If you always feel as though you’re “going off track” by making choices that aren’t in line with the balance you feel for you, you might get really frustrated and bring up some negative thoughts about yourself, which isn’t what we want you to experience.

Read on to discover how you can feel more at peace with food in social eating situations.

Why it seems so hard to maintain balance in social eating situations

There are a few common reasons why social eating is more difficult to navigate, and being aware of them will support you in learning how to feel more comfortable with food in social situations.

1. The environment is different from your usual routine

When you’re in social situations, whether it’s at a friend’s house for a girl’s night out, a family barbecue, or a wedding, the physical environment is set up quite differently than your space at home and that can have a huge impact on your food choices without you even realizing. that.

For example, in many of these situations, there is often food offered for grazing, such as bowls of chips or a charcuterie board. It may simply cause you to crave certain foods that you wouldn’t normally say are the most satisfying for you.

In addition, you are also engaging and interacting with more people in these situations, while you may be alone at home, with your partner, or with your family.

When you are at a social event, there are often many people you talk to and different activities may take place. This can make it more difficult for you to remember to check your levels of hunger and fullness or to really try what you’re eating.

2. You have no control over food choices

One of the most common reasons why many people feel social situations are difficult to navigate is that they have no control over what food will be there.

Between not knowing what to offer, seeing so many fun foods they want, and a lack of nutrition options, it’s easy to get frustrated and it’s impossible to maintain a balance.

3. Peer pressure

You have likely encountered this before.

You choose what you want to eat or not eat on a particular day and someone comments on that.

“You eat a salad, plain, live a little.”

Or maybe, “You’re going to eat that sugary cookie? I’m keto and I’ll never eat that.”

Peer pressure is very common at social events and we hear from many clients who feel the need to eat like others or feel pressure from family and friends commenting on what they eat or not eat. Unfortunately, you will likely encounter this at some point in your journey.

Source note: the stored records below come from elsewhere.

# p-sawicki/entropy_coding

Hardware: AMD Instinct MI355X
Metric: Mbins/s encode+decode, intra QP32 synthetic bin buffers (higher is better)
Workload: dtype u32

## Files before the change

### entropy_coding_amd/csrc/cabac_kernels_v4.hip

```cpp
#include <cstdlib>
#include <type_traits>

#include "cabac_device.h"
#include "cabac_kernels.h"
#include "cabac_quad.h"

namespace cabac {


struct QuadEnc {
  uint64_t low;
  uint32_t range;
  int32_t pend;
  uint32_t buf;
  int32_t nbuf;
  uint32_t pos;
  uint8_t *dst;
  uint32_t cap;
};

__device__ __forceinline__ void quad_put_byte(QuadEnc &e, uint32_t byte, bool writer) {
  if (writer && e.pos < e.cap) e.dst[e.pos] = (uint8_t)byte;
  e.pos += 1;
}
// ... 117 lines not shown
    quad_put_byte(e, held, writer);
    held = 0;
    nb = 0;
  }
  const uint32_t n_bits = e.pos * 8u + nb;
  if (nb) quad_put_byte(e, held, writer);
  return n_bits;
}

template <class... Sets>
__global__ __launch_bounds__(64) void encode_kernel_v4(uint32_t n_sub, const cabac_substream_desc *__restrict__ desc,
                                                       const uint16_t *__restrict__ records, uint8_t *__restrict__ bytes,
                                                       cabac_substream_result *__restrict__ results, Sets... sets) {
  constexpr bool kSets = sizeof...(Sets) != 0;
  __shared__ uint32_t ctx[kQuadSubs * kQuadCtxStride];
  const uint32_t lane = threadIdx.x, row = lane >> 4, j = lane & 15u;
  const uint32_t sub = blockIdx.x * kQuadSubs + row;
  const QuadSetUse su = quad_set_use(sub, sub < n_sub, sets...);
  const bool live = sub < n_sub && !su.bad;
  const cabac_substream_desc d = desc[live ? sub : 0];
  const uint32_t n = live ? d.n_records : 0u;
  const uint16_t *rec = records + d.rec_offset;
  uint32_t *rctx = ctx + row * kQuadCtxStride;
  if constexpr (kSets) quad_ctx_load<true>(rctx, d.qp, d.init_id & 3u, j, 16u, su, sets...);
  else quad_ctx_init(rctx, d.qp, d.init_id & 3u, j);
  __syncthreads();

  QuadEnc e;
  e.low = 0;
  e.range = 510;
  e.pend = 0;
  e.buf = 0;
  e.nbuf = 0;
  e.pos = 0;
  e.dst = bytes + d.byte_offset;
  e.cap = live ? d.byte_capacity : 0u;
  const bool writer = live && j == 0;
  uint32_t bad = 0;

  uint32_t next_rec = j < n ? rec[j] : 0;
  for (uint32_t base = 0; __ballot(base < n) != 0; base += 16) {
    const uint32_t r = next_rec;
    const uint32_t info = quad_phase_a(r, base + j < n, lane, row, rctx, bad);
    const QuadEncInfo f = quad_unpack(info);
    {
      const uint32_t nxt = base + 16u + j;
      next_rec = nxt < n ? rec[nxt] : 0;
    }
    if (__ballot(info >> 12) == 0) quad_enc_steps<false, false>(f, e, writer, QuadPost());
    else quad_enc_steps<true, false>(f, e, writer, QuadPost());
  }

  const uint32_t n_bits = live ? quad_enc_finish(e, (d.init_id & CABAC_SUB_ALIGN_RBSP) != 0, writer, (d.init_id & CABAC_SUB_PROBE) != 0) : 0u;
  const uint64_t bad_mask = __ballot(bad != 0);
  const bool row_bad = ((bad_mask >> (row * 16u)) & 0xffffull) != 0;
  if (writer) {
    cabac_substream_result res;
    res.n_bits = n_bits;
    res.flags = (e.pos > e.cap ? CABAC_RES_OVERFLOW : 0u) | (row_bad ? CABAC_RES_BAD_RECORD : 0u);
    results[sub] = res;
  }
  if constexpr (kSets) {
    __syncthreads();
    quad_ctx_export(rctx, j, 16u, su, sets...);
    quad_bad_set_result(results, sub, j == 0, su);
  }
}
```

6 social eating tips for finding the right balance

Fortunately, we’re here to help!

Navigating social eating doesn’t have to be as difficult as you may currently feel. With a few simple tips on social eating that you can keep in mind, you’ll feel it’s easier for you to exercise balance with your food choices.

1. Set a clear intent

In addition to being alert, you can also create a clear intent for what you would like to experience at your event or gathering.

Are you there to catch up with old friends you haven’t seen in a while? To celebrate the wedding of two members of your family? To enjoy delicious food at your favorite restaurant?

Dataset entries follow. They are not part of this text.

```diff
+                keep[r] = (uint16_t)(((dE < d.min_nrj) ? 1 : 0) | (g2 ? 2 : 0) | 4);
                 if (dbg.ddcal) dbg.ddcal[r] = ddc;
             }
         }
```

Or maybe you want to be able to enjoy food at an event without restrictions or guilt so you can focus on socializing and not get caught up in food rules?

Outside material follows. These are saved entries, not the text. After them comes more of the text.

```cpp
#define TN_LAUNCH_CHECK()                                   \
  do {                                                      \
    hipError_t e__ = hipGetLastError();                     \
    if (e__ != hipSuccess) return (int)e__;                 \
  } while (0)

namespace tn {

typedef uint16_t bf16_t;

typedef __attribute__((ext_vector_type(8))) __bf16 bf16x8_t;
typedef __attribute__((ext_vector_type(16))) float f32x16_t;
typedef __attribute__((ext_vector_type(4))) float f32x4_t;

__device__ __forceinline__ float bf2f(bf16_t v) { return __uint_as_float(((uint32_t)v) << 16); }

typedef __attribute__((ext_vector_type(2))) __bf16 bf16x2_t;

// ... 69 lines not shown
      f[2 * i + 1] = __uint_as_float(w[i] & 0xffff0000u);
    }
  }
  __device__ __forceinline__ void pack(const float (&f)[8]) {
    raw.x = pack2bf(f[0], f[1]);
    raw.y = pack2bf(f[2], f[3]);
    raw.z = pack2bf(f[4], f[5]);
    raw.w = pack2bf(f[6], f[7]);
  }
};
template <> struct Vec16<float> {
  static constexpr int N = 4;
  float4 raw;
  __device__ __forceinline__ void load(const float* p) { raw = *reinterpret_cast<const float4*>(p); }
  __device__ __forceinline__ void store(float* p) const { *reinterpret_cast<float4*>(p) = raw; }
  __device__ __forceinline__ void unpack(float (&f)[4]) const {
    f[0] = raw.x; f[1] = raw.y; f[2] = raw.z; f[3] = raw.w;
  }
  __device__ __forceinline__ void pack(const float (&f)[4]) { raw = make_float4(f[0], f[1], f[2], f[3]); }
};

__device__ __forceinline__ float wave_sum(float v) {
#pragma unroll
  for (int o = 32; o > 0; o >>= 1) v += __shfl_xor(v, o, 64);
  return v;
}
__device__ __forceinline__ float wave_max(float v) {
#pragma unroll
  for (int o = 32; o > 0; o >>= 1) v = fmaxf(v, __shfl_xor(v, o, 64));
  return v;
}

__device__ __forceinline__ float block_sum(float v, float* sm) {
  v = wave_sum(v);
  const int lane = threadIdx.x & 63, w = threadIdx.x >> 6, nw = (blockDim.x + 63) >> 6;
  __syncthreads();
  if (lane == 0) sm[w] = v;
  __syncthreads();
  float r = 0.f;
  for (int i = 0; i < nw; ++i) r += sm[i];
  return r;
}
__device__ __forceinline__ float block_max(float v, float* sm) {
  v = wave_max(v);
  const int lane = threadIdx.x & 63, w = threadIdx.x >> 6, nw = (blockDim.x + 63) >> 6;
  __syncthreads();
  if (lane == 0) sm[w] = v;
  __syncthreads();
  float r = sm[0];
  for (int i = 1; i < nw; ++i) r = fmaxf(r, sm[i]);
  return r;
}

}
```

### touchnet_amd/csrc/gemm.hip

```cpp
#include <stdlib.h>

#include <type_traits>
#include <utility>

#include "common.h"

namespace tn {
namespace gemm {

constexpr int BM = 256, BN = 256;
constexpr int SLOT = 32768;
constexpr int LDS_BYTES = 5 * SLOT;
constexpr int NT = 512;
constexpr int MAXSEG = 3;

typedef __attribute__((address_space(3))) void* lds_ptr_t;
typedef __attribute__((ext_vector_type(2))) uint32_t u32x2_t;
typedef __attribute__((ext_vector_type(4))) uint32_t u32x4_t;

struct Seg {
  const bf16_t* A;
  const bf16_t* B;
  long long lda, ldb;
  int K;
  int pad_;
};

struct Grp {
  bf16_t* C;
  long long ldc;
  int M, N, nbm, nbn;
  int start;
  int stages;
};

constexpr int EPI_PLAIN = 0, EPI_GROUPED = 1, EPI_SWIGLU_FWD = 2, EPI_SWIGLU_BWD = 3, EPI_BIASG = 4, EPI_ROPE = 5;
constexpr int EPI_GELU_FWD = 6, EPI_GELU_BWD = 7;

struct Params {
  Seg seg[MAXSEG];
  int nseg;
  int M, N;
  bf16_t* C;
  bf16_t* Ct;
  const bf16_t* bias;
  long long ldc, ldct;
  int accumulate;
  const bf16_t* addend;
  long long ldadd;
  int nbm, nbn;
  int stages;
  int splitk, kchunk;
  float* ws;
  int tile0, ntiles;
  int c_f32;
  Grp grp[MAXSEG];
  int ngrp;
  bf16_t* C2;
  bf16_t* C3;
  const bf16_t* E1;
  const bf16_t* E2;
  long long lde;
  bf16_t* bias_out;
  float* bias_ws;
  const bf16_t* rope_cos;
  const bf16_t* rope_sin;
  int rope_d;
};

__device__ __forceinline__ void tile_of_block(int bid, int nbm, int nbn, int& tm, int& tn) {
  const int total = nbm * nbn;
  const int xcd = bid & 7, local = bid >> 3;
  const int q = total >> 3, r = total & 7;
  const int vid = (xcd < r ? xcd * (q + 1) : r * (q + 1) + (xcd - r) * q) + local;
  constexpr int GM = 8;
  const int per_group = GM * nbn;
  const int g = vid / per_group, w = vid - g * per_group;
  const int gm = min(GM, nbm - g * GM);
  tm = g * GM + w % gm;
  tn = w / gm;
}

typedef f32x16_t Acc[4][2];

constexpr int kPieceB[4] = {0, 2, 4, 6}, kPieceA[4] = {14, 18, 22, 26};
static_assert(kPieceB[3] < kPieceA[0], "every B piece is issued before the first A piece");

template <bool IS_A> constexpr int piece_at(int pos) {
  for (int i = 0; i < 4; ++i)
    if ((IS_A ? kPieceA[i] : kPieceB[i]) == pos) return i;
  return -1;
}
constexpr int early_piece_count() {
  int n = 0;
  for (int i = 0; i < 4; ++i) n += (kPieceB[i] < 8) + (kPieceA[i] < 8);
  return n;
}

template <bool KMAJ, bool M16 = false>
struct Stream {
  __amdgpu_buffer_rsrc_t rs;
  int soff;
  int step;
  int left;
  int seg;
  int ld2;
  int voff[4];

  __device__ __forceinline__ void set_voff(int wave, int lane) {
    if constexpr (!KMAJ) {
#pragma unroll
      for (int q = 0; q < 4; ++q) {
        const int row = wave * 32 + q * 8 + (lane >> 3);
        voff[q] = row * ld2 + (((lane & 7) ^ ((row >> 1) & 7)) << 4);
      }
    } else {
#pragma unroll
      for (int q = 0; q < 4; ++q) {
        const int k = wave * 8 + q * 2 + (lane >> 5);
        const int u = lane & 31;
// ... 192 lines not shown
        if (sB.seg + 1 < p.nseg) open_b(sB.seg + 1);
        else if (++kb < mine) open_b(0);
        else sB.kill(p.C);
      }
    };
    auto piece_a = [&](int slot, int q) {
      __builtin_amdgcn_raw_ptr_buffer_load_lds(sA.rs, (lds_ptr_t)(smem + slot * SLOT + wave * 4096 + q * 1024), 16,
                                               sA.voff[q], sA.soff, 0, 0);
    };
    auto piece_b = [&](int slot, int q) {
      __builtin_amdgcn_raw_ptr_buffer_load_lds(sB.rs, (lds_ptr_t)(smem + slot * SLOT + wave * 4096 + q * 1024), 16,
                                               sB.voff[q], sB.soff, 0, 0);
    };
    open_a(0);
    open_b(0);

    Reader<AK, 4> ra(lane, wr * 128);
    Reader<BK, 2> rb(lane, wc * 64);

    Acc acc;
    auto zero_acc = [&]() {
#pragma unroll
      for (int i = 0; i < 4; ++i)
#pragma unroll
        for (int j = 0; j < 2; ++j)
#pragma unroll
          for (int r = 0; r < 16; ++r) acc[i][j][r] = 0.f;
    };
    zero_acc();

    Frags<AK, 4> ae, ao;
    Frags<BK, 2> be, bo;
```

These are all intentions where physical nutrition is not the primary priority – and that’s okay! Sometimes having fun is the priority instead. If so, allow yourself to vigilantly enjoy the atmosphere and what you are there to experience, rather than focusing on food rules or “what should” you can think of.

When you’re not at the social event and back into your routine, nutrition can become a bigger priority again. This is the balance we teach within the method that allows you to transition between nourishment and pleasure through many stages of your life.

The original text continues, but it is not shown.